*Your task*.
Which lines of the data below hold "return"? Copy each of them.
***** Entries shown
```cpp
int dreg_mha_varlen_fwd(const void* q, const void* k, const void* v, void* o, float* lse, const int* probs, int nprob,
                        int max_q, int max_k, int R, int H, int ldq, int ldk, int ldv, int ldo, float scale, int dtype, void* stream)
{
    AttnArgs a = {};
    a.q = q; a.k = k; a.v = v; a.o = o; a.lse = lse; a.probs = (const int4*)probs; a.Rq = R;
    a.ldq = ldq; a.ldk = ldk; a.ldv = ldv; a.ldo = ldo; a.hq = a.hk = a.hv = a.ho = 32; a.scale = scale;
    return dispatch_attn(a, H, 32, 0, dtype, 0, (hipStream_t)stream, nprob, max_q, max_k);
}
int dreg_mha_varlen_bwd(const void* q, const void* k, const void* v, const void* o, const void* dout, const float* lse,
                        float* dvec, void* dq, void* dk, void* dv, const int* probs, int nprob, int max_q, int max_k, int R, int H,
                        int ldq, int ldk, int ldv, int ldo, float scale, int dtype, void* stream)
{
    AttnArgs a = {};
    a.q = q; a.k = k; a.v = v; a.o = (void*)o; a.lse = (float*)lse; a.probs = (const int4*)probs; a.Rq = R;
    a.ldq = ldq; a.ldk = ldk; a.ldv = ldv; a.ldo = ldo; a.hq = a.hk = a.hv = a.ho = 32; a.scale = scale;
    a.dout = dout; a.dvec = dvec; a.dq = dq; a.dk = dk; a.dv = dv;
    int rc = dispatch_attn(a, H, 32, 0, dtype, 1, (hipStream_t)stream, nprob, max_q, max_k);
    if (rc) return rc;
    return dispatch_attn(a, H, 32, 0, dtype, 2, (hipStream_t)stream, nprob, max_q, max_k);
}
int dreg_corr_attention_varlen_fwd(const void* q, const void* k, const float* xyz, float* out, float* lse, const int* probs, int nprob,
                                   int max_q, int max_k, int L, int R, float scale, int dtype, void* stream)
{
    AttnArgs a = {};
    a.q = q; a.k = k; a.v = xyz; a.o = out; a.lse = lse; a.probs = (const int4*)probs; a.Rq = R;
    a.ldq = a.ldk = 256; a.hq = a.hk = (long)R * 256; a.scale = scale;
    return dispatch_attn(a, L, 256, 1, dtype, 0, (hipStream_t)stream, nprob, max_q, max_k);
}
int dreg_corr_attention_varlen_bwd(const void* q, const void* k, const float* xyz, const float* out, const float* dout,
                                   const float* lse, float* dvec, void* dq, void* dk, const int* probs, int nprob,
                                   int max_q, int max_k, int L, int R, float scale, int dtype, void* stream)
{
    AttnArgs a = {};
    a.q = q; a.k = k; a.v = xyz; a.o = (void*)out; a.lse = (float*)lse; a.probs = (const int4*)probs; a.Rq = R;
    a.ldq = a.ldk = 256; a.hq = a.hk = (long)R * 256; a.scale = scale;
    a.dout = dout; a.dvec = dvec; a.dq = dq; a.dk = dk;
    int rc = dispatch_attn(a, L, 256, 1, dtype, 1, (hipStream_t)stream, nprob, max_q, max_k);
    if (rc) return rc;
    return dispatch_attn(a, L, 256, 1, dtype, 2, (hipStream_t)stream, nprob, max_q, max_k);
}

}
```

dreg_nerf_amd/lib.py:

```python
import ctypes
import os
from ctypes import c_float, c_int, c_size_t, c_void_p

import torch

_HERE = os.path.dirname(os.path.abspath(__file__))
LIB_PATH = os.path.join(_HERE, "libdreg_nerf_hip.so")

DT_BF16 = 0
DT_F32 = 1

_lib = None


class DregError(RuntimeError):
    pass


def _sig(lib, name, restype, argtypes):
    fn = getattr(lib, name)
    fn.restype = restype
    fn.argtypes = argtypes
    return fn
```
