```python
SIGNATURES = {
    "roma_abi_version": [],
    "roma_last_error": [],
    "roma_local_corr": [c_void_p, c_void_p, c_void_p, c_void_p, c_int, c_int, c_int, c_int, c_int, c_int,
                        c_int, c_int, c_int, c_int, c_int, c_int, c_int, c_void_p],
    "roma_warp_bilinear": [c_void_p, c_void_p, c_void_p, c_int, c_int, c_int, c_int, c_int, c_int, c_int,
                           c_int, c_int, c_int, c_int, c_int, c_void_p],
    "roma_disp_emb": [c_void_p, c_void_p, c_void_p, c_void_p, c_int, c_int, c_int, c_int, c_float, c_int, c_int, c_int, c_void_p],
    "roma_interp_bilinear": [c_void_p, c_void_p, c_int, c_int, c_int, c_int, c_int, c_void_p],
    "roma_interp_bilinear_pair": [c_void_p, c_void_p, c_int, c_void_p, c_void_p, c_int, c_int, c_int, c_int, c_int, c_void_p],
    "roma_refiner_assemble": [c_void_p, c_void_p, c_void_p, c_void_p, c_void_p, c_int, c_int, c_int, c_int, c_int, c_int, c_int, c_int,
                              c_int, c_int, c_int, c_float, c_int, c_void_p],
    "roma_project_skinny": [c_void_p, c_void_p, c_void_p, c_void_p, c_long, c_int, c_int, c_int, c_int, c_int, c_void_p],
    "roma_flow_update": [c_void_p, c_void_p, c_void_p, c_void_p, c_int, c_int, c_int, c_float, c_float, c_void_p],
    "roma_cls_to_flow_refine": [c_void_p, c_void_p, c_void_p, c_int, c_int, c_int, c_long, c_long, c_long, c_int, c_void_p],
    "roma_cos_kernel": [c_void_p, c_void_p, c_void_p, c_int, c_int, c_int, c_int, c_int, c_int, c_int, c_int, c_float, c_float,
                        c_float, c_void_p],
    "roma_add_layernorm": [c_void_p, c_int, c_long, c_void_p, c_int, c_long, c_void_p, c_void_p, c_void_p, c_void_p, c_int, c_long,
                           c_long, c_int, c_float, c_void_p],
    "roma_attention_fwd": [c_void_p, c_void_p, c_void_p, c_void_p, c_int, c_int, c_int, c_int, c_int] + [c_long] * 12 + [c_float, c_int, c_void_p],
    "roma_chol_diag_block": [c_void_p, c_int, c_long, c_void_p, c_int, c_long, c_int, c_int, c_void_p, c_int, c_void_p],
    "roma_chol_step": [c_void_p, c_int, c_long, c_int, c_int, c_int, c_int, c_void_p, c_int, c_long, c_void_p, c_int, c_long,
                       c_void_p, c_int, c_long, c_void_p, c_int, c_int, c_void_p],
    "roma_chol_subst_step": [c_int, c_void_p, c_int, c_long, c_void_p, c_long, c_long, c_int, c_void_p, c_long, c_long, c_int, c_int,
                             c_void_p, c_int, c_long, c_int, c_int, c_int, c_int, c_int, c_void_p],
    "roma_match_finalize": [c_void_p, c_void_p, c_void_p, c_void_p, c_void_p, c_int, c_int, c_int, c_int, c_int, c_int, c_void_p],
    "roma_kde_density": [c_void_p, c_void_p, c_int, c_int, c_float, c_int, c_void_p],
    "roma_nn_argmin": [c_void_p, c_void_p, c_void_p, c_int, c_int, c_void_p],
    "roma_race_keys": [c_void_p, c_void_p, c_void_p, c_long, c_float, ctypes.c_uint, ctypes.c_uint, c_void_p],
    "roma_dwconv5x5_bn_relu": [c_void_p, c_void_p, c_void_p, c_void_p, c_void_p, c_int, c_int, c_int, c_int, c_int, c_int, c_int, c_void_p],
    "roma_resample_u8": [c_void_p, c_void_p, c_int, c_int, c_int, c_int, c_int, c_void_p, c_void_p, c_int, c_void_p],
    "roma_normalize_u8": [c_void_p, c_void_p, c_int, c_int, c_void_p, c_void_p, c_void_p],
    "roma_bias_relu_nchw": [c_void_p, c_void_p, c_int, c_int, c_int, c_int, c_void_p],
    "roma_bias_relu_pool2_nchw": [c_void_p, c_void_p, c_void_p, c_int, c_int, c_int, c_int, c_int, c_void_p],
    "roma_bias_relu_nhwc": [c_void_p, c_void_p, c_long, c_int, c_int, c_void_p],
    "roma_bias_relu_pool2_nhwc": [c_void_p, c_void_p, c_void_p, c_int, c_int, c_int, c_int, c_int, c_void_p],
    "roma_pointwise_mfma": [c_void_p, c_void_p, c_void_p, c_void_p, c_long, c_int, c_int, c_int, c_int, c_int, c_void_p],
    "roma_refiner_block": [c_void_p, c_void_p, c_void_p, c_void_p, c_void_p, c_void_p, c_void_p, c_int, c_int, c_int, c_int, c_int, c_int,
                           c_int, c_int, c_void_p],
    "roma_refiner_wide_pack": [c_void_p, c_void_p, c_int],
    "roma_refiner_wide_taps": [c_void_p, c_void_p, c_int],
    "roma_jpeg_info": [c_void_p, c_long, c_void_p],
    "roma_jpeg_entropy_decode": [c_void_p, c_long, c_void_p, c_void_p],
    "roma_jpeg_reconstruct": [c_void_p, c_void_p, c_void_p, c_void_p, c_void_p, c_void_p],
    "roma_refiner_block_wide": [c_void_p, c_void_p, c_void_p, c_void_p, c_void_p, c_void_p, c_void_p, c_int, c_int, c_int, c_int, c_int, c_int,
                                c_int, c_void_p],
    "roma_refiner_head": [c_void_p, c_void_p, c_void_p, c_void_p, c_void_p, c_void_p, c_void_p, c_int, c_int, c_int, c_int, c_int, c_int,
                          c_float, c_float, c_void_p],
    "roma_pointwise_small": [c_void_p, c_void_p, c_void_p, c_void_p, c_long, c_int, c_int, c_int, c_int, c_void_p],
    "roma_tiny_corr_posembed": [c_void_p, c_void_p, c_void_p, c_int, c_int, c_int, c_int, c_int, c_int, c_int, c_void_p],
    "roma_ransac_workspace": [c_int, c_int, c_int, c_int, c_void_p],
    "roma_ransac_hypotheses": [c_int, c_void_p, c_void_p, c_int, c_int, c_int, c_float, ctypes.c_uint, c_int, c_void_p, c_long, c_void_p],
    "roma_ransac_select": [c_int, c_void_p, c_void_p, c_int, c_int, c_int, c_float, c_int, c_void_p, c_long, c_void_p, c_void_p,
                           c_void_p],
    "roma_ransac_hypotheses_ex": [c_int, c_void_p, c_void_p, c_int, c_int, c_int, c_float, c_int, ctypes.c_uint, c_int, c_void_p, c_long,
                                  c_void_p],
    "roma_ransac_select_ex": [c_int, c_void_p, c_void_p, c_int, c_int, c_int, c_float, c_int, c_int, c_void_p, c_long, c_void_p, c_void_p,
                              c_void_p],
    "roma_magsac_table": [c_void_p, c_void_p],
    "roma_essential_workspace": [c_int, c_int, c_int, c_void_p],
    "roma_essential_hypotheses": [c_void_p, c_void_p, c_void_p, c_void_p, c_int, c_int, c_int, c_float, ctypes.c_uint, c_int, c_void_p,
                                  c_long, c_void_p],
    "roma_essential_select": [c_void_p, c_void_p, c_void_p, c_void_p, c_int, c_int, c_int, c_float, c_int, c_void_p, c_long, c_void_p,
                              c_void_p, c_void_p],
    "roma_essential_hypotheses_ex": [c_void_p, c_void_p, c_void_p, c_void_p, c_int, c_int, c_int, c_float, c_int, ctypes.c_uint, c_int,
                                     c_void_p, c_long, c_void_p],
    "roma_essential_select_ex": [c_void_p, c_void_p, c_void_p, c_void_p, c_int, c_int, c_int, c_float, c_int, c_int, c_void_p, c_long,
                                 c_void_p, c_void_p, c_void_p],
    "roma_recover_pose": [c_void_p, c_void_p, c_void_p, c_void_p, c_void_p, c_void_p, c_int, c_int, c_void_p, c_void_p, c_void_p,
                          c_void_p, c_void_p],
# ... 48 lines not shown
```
**********
*Answer*.
    return dispatch_attn(a, H, 32, 0, dtype, 0, (hipStream_t)stream, nprob, max_q, max_k);
    if (rc) return rc;
    return dispatch_attn(a, H, 32, 0, dtype, 2, (hipStream_t)stream, nprob, max_q, max_k);
    return dispatch_attn(a, L, 256, 1, dtype, 0, (hipStream_t)stream, nprob, max_q, max_k);
    if (rc) return rc;
    return dispatch_attn(a, L, 256, 1, dtype, 2, (hipStream_t)stream, nprob, max_q, max_k);
    return fn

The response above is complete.